When the name Kirby Grant is mentioned – usually in a bar full of aging male retirees reminiscing about the good ol’ days – he is automatically associated with that of the popular, long-running ’50s television series Sky King. A musical prodigy in his youth, Grant eked out an existence as a leading man in B-movies for more prominent studios in Hollywood, wherein he starred in seven budget westerns for Universal. His new star status caught the eye of those fellows on Poverty Row, and Monogram Pictures soon signed the performer to head a series of ten Northern adventures based on the novels of James Oliver Curwood.
Of course, no such family-friendly fare could exist onscreen without the saving grace of a trained canine companion – and, seemingly out of the blue, a German Shepherd by the name of Chinook was brought in. And, while Chinook was no Rin Tin Tin by comparison, the doggy surely delighted all the kiddies during many a bijou matinee presentation on the weekends from 1949 to 1954. Two years back, the Warner Archive Collection unveiled a home video release containing a threesome of these quickie motion pictures. Oddly enough, though the films were sequential, the initial set did not bring us the first installments of these features.

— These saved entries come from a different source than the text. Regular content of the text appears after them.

template <int D>
__device__ __forceinline__ void factor_camera(int i, int lane, const int* __restrict__ row_ptr, double* __restrict__ S,
                                              double* __restrict__ b, double* __restrict__ Lf, double* __restrict__ Li,
                                              CgBufs& cg, const double* __restrict__ Ul, const double* __restrict__ gcl,
                                              double f, double cmin, double cmax, double (&a)[D], double (&x)[D],
                                              double& r0out, bool& okout) {
    constexpr int DD = D * D;
    const int rl = min(lane, D - 1);
    double* blk = S + (size_t)row_ptr[i] * DD;
#pragma unroll
    for (int c = 0; c < D; ++c) a[c] = blk[rl * D + c];
    double bl = b[(size_t)i * D + rl];
    if (Ul) {
        const double* Ui = Ul + (size_t)i * DD + rl * D;
#pragma unroll
        for (int c = 0; c < D; ++c) {
            double u = Ui[c];
            if (c == rl) u = clampd(u, cmin, cmax) * f;
            a[c] += u;
        }
        bl = gcl[(size_t)i * D + rl] + bl;
        if (lane < D) {
#pragma unroll
            for (int c = 0; c < D; ++c) blk[rl * D + c] = a[c];
            b[(size_t)i * D + rl] = bl;
        }
    }
    bool ok = true;
#pragma unroll
    for (int j = 0; j < D; ++j) {
        double piv = readlane_d(a[j], j);
        if (!(piv > 0.0)) { ok = false; piv = 1.0; }
        const double ljj = sqrt(piv);
        const double lrj = (lane == j) ? ljj : ((lane > j) ? a[j] / ljj : 0.0);
        a[j] = lrj;
#pragma unroll
        for (int c = j + 1; c < D; ++c) {
            const double lcj = readlane_d(lrj, c);
            if (lane >= c) a[c] -= lrj * lcj;
        }
    }
#pragma unroll
    for (int c = 0; c < D; ++c)
        if (c > lane) a[c] = 0.0;
#pragma unroll
    for (int r = 0; r < D; ++r) {
        double s = 0.0;
#pragma unroll
        for (int k = 0; k < r; ++k) s -= readlane_d(a[k], r) * x[k];
        x[r] = (r >= lane) ? ((r == lane) ? 1.0 / readlane_d(a[r], r) : s / readlane_d(a[r], r)) : 0.0;
    }
    if (!ok && lane == 0) atomicMax(cg.status, 2);
    if (lane < D) {
#pragma unroll
        for (int c = 0; c < D; ++c) {
            Lf[(size_t)i * DD + lane * D + c] = a[c];
            Li[(size_t)i * DD + c * D + lane] = ok ? x[c] : 0.0;
        }
    }
    double r0 = 0.0;
#pragma unroll
    for (int aa = 0; aa < D; ++aa) {
        double sacc = 0.0;
#pragma unroll
        for (int k = 0; k <= aa; ++k) sacc += readlane_d(x[aa], k) * readlane_d(bl, k);
        if (lane == aa) r0 = sacc;
    }
    if (lane < D) {
        const size_t idx = (size_t)i * D + lane;
        cg.r[0][idx] = ok ? r0 : 0.0;
        cg.r[1][idx] = 0.0;
        cg.w[0][idx] = 0.0; cg.w[1][idx] = 0.0;
        cg.s[0][idx] = 0.0; cg.s[1][idx] = 0.0;
        cg.p[idx] = 0.0; cg.x[idx] = 0.0;
    }
    okout = ok;
    r0out = ok ? r0 : 0.0;
}

template <int D>
__global__ __launch_bounds__(kThreads) void k_cg_factor(int C, const int* __restrict__ row_ptr, double* __restrict__ S,
                                                        double* __restrict__ b, double* __restrict__ Lf,
                                                        double* __restrict__ Li, CgBufs cg, const double* __restrict__ Ul,
                                                        const double* __restrict__ gcl, double f, double cmin, double cmax,
                                                        long long* stp = nullptr) {
    const StampScope stamp_(stp);
    const int lane = threadIdx.x & 63, wv = threadIdx.x >> 6;
    const int i = blockIdx.x * kWaves + wv;
    if (i >= C) return;
    double a[D], x[D], r0;
    bool ok;
    factor_camera<D>(i, lane, row_ptr, S, b, Lf, Li, cg, Ul, gcl, f, cmin, cmax, a, x, r0, ok);
}

template <int D>
__global__ __launch_bounds__(kThreads) void k_cg_factor_basis(int C, const int* __restrict__ row_ptr, double* __restrict__ S,
                                                              double* __restrict__ b, double* __restrict__ Lf,
                                                              double* __restrict__ Li, CgBufs cg,
                                                              const double* __restrict__ Ul, const double* __restrict__ gcl,
                                                              double f, double cmin, double cmax,
                                                              const double* __restrict__ cams, TlBufs tl,
                                                              double* __restrict__ runs, long long* stp = nullptr) {
    static_assert(kWaves == kCgpRows, "k_cg_factor_basis's workgroups are k_tl_cgp's");
    const StampScope stamp_(stp);
    constexpr int MC = D + 1, ST = D + 1;
    __shared__ double prt[kWaves][MC];
    __shared__ int pcl[kWaves];
    const int lane = threadIdx.x & 63, wv = threadIdx.x >> 6;
    const int pos = blockIdx.x * kWaves + wv;
    const bool has = pos < C;
    const int i = has ? tl.cl_cams[pos] : 0;
    double rr = 0.0;
    if (has) {
        double a[D], x[D], r0;
        bool ok;
        factor_camera<D>(i, lane, row_ptr, S, b, Lf, Li, cg, Ul, gcl, f, cmin, cmax, a, x, r0, ok);
        const int k = min(lane, MC - 1);
        double col[D];
        basis_column<D>(k, cams + (size_t)i * ST, tl.alone[i] != 0, col);
        const bool st = lane < MC;
        const int cp = tl.cpos[i];
#pragma unroll
        for (int aa = 0; aa < D; ++aa) {
            double sz = 0.0;
#pragma unroll
            for (int l = aa; l < D; ++l) sz += readlane_d(a[aa], l) * col[l];
            if (st) {
                tl.Zt[((size_t)i * D + aa) * MC + k] = sz;
                if (tl.Gb) tl.Gb[((size_t)i * D + aa) * MC + k] = col[aa];
                tl.Ztc[((size_t)cp * D + aa) * MC + k] = sz;
            }
            rr += sz * readlane_d(r0, aa);
        }
        if (st) tl.rowR[(size_t)cp * MC + k] = rr;
        if (lane < D) tl.vc[(size_t)cp * D + lane] = r0;
    }
    if (lane < MC) prt[wv][lane] = rr;
    if (lane == 0) pcl[wv] = has ? tl.clab[i] : -1;
    __syncthreads();
    if (has && (wv == 0 || pcl[wv - 1] != pcl[wv]) && lane < MC) {
        double v = prt[wv][lane];
        for (int r2 = wv + 1; r2 < kWaves && pcl[r2] == pcl[wv]; ++r2) v += prt[r2][lane];
        runs[(size_t)pos * 12 + 3 + lane] = v;
    }
}

__host__ __device__ constexpr int scale_nb(int D) { return D * D <= 64 ? 4 : (D * D <= 144 ? 2 : 1); }
template <int D>
__global__ __launch_bounds__(kThreads) void k_cg_scale(int nnzb, const int* __restrict__ blk_row, const int* __restrict__ col,
                                                       const int* __restrict__ row_ptr, const int* __restrict__ pos_up,
                                                       const int* __restrict__ pos_lo, const double* __restrict__ Li,
                                                       double* __restrict__ S, double* __restrict__ Sn, int keep_S) {
    constexpr int DD = D * D;
    constexpr int DP = D + (D & 1);
    constexpr int NB = scale_nb(D);
    constexpr int UL = (DD + 63) / 64;
    __shared__ double T[kWaves][DD];
    __shared__ double Sb[kWaves][NB][DD];
    __shared__ double La[kWaves][NB][DD];
    __shared__ double Lb[kWaves][NB][DD];
    const int lane = threadIdx.x & 63, wv = threadIdx.x >> 6;
    const int e0 = (blockIdx.x * kWaves + wv) * NB;
    if (e0 >= nnzb) return;
    int ei[NB], ii[NB], jj[NB];
#pragma unroll
    for (int u = 0; u < NB; ++u) {
        ei[u] = min(e0 + u, nnzb - 1);
        ii[u] = blk_row[ei[u]];
        jj[u] = col[ei[u]];
    }
    double sv[NB][UL], av[NB][UL], bv[NB][UL];
#pragma unroll
    for (int u = 0; u < NB; ++u)
#pragma unroll
        for (int q = 0; q < UL; ++q) {
            const int k = min(lane + 64 * q, DD - 1);
            sv[u][q] = S[(size_t)ei[u] * DD + k];
            av[u][q] = Li[(size_t)ii[u] * DD + k];
            bv[u][q] = Li[(size_t)jj[u] * DD + k];
        }
#pragma unroll
    for (int u = 0; u < NB; ++u)
#pragma unroll
        for (int q = 0; q < UL; ++q) {
            const int k = lane + 64 * q;
            if (k < DD) { Sb[wv][u][k] = sv[u][q]; La[wv][u][k] = av[u][q]; Lb[wv][u][k] = bv[u][q]; }
        }
    __builtin_amdgcn_wave_barrier();
    __builtin_amdgcn_fence(__ATOMIC_SEQ_CST, "wavefront");
#pragma unroll
    for (int u = 0; u < NB; ++u) {
        const int e = e0 + u;
        if (e >= nnzb) break;
        const int i = ii[u];
        double* blk = S + (size_t)e * DD;
        if (e == row_ptr[i]) {
            if (keep_S)
                for (int k = lane; k < DD; k += 64) blk[k] = (k / D == k % D) ? 1.0 : 0.0;
            continue;
        }
        for (int k = lane; k < DD; k += 64) {
            const int a = k / D, bb = k % D;
            double s = 0.0;
            for (int m = 0; m <= a; ++m) s += La[wv][u][a * D + m] * Sb[wv][u][m * D + bb];
            T[wv][k] = s;
        }
        __builtin_amdgcn_wave_barrier();
        __builtin_amdgcn_fence(__ATOMIC_SEQ_CST, "wavefront");
        double* up = Sn + (size_t)pos_up[e] * D * DP;
        double* lo = Sn + (size_t)pos_lo[e] * D * DP;
        for (int k = lane; k < D * DP; k += 64) {
            const int a = k / DP, bb = k % DP;
            double v = 0.0;
            if (bb < D) {
                for (int m = 0; m <= bb; ++m) v += T[wv][a * D + m] * Lb[wv][u][bb * D + m];
                if (keep_S) blk[a * D + bb] = v;
                Sb[wv][u][a * D + bb] = v;
            }
            up[k] = v;
        }
        __builtin_amdgcn_wave_barrier();
        __builtin_amdgcn_fence(__ATOMIC_SEQ_CST, "wavefront");
        for (int k = lane; k < D * DP; k += 64) {
            const int a = k / DP, bb = k % DP;
            lo[k] = (bb < D) ? Sb[wv][u][bb * D + a] : 0.0;
        }
        __builtin_amdgcn_wave_barrier();
        __builtin_amdgcn_fence(__ATOMIC_SEQ_CST, "wavefront");
    }
}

And, in the case of Kirby Grant and Chinook Adventure Triple Feature, Volume 2, we once again are sans the very first Grant/Chinook flick – wherein Grant’s character bore a different name than he did in eight of the other films. Instead, this one-disc set presents viewers with the second through fourth features in this mini-franchise, beginning with 1949’s The Wolf Hunters. Here, in an adaptation of Mr. Curwood’s story which had been filmed twice already before in the ’20s and ’30s, RCMP Corporal Rod Webb (Grant) is hot on the trail of a group of murderers who have been slaughtering fur trappers (and their families) and absconded with their goods.
The next film (both in the series and on the disc) is 1950’s Snow Dog, which is notable for being the only other feature in the legacy of these Poverty Row adventures wherein Grant does not star as Corporal Webb. Instead, Grant portrays RCMP Corporal Bob McDonald, who is so similar to Webb that it’s practically impossible to distinguish either character unless someone mentions them by name. McDonald also cavorts about the wilderness of the Great White North with Chinook in tow – and, just like his counterpart, is the epitome of wholesome pure goodness. Snow Dog‘s plot finds our man/canine pairing on the trail of a killer doggie in the area – who is practically impossible to distinguish from Chinook except when he snarls, bites, and kills folk. Of course, bad doggy isn’t doing this on his own accord; there are some just-as-bad men behind the dastardly goings-on – with the much cavorted mineral pitchblende at stake.
Lastly in the trio is Call of the Klondike (also from 1950), where Grant once again assumes (for the duration of the series) the identity of Rod Webb (Chinook is still the same, kids). With killer wolves and fur trapper thieves out of the picture, Monogram’s writers here cue up one of Curwood’s darker tales – that of a pair of siblings who are responsible for the deadly disappearances of several locals near Healy’s Crossing. Unlike the previous film, wherein murders are committed to prevent anyone discovering a mine containing a much cavorted mineral such as pitchblende, the formula is drastically changed here, so that the demise of many innocents are carried out to prevent people discovering a mine containing gold.
As with most of their releases, the Warner Archive Collection brings us these nearly lost gems in the best possible quality available. Frankly, these three forgotten features look pretty darn good on DVD, and each is presented in its original Academy aspect ratio with mono English audio. While there are no special features are included with this release per se, having three Monogram Northerns together in one lot is enough for me to joyously add this set to my collection.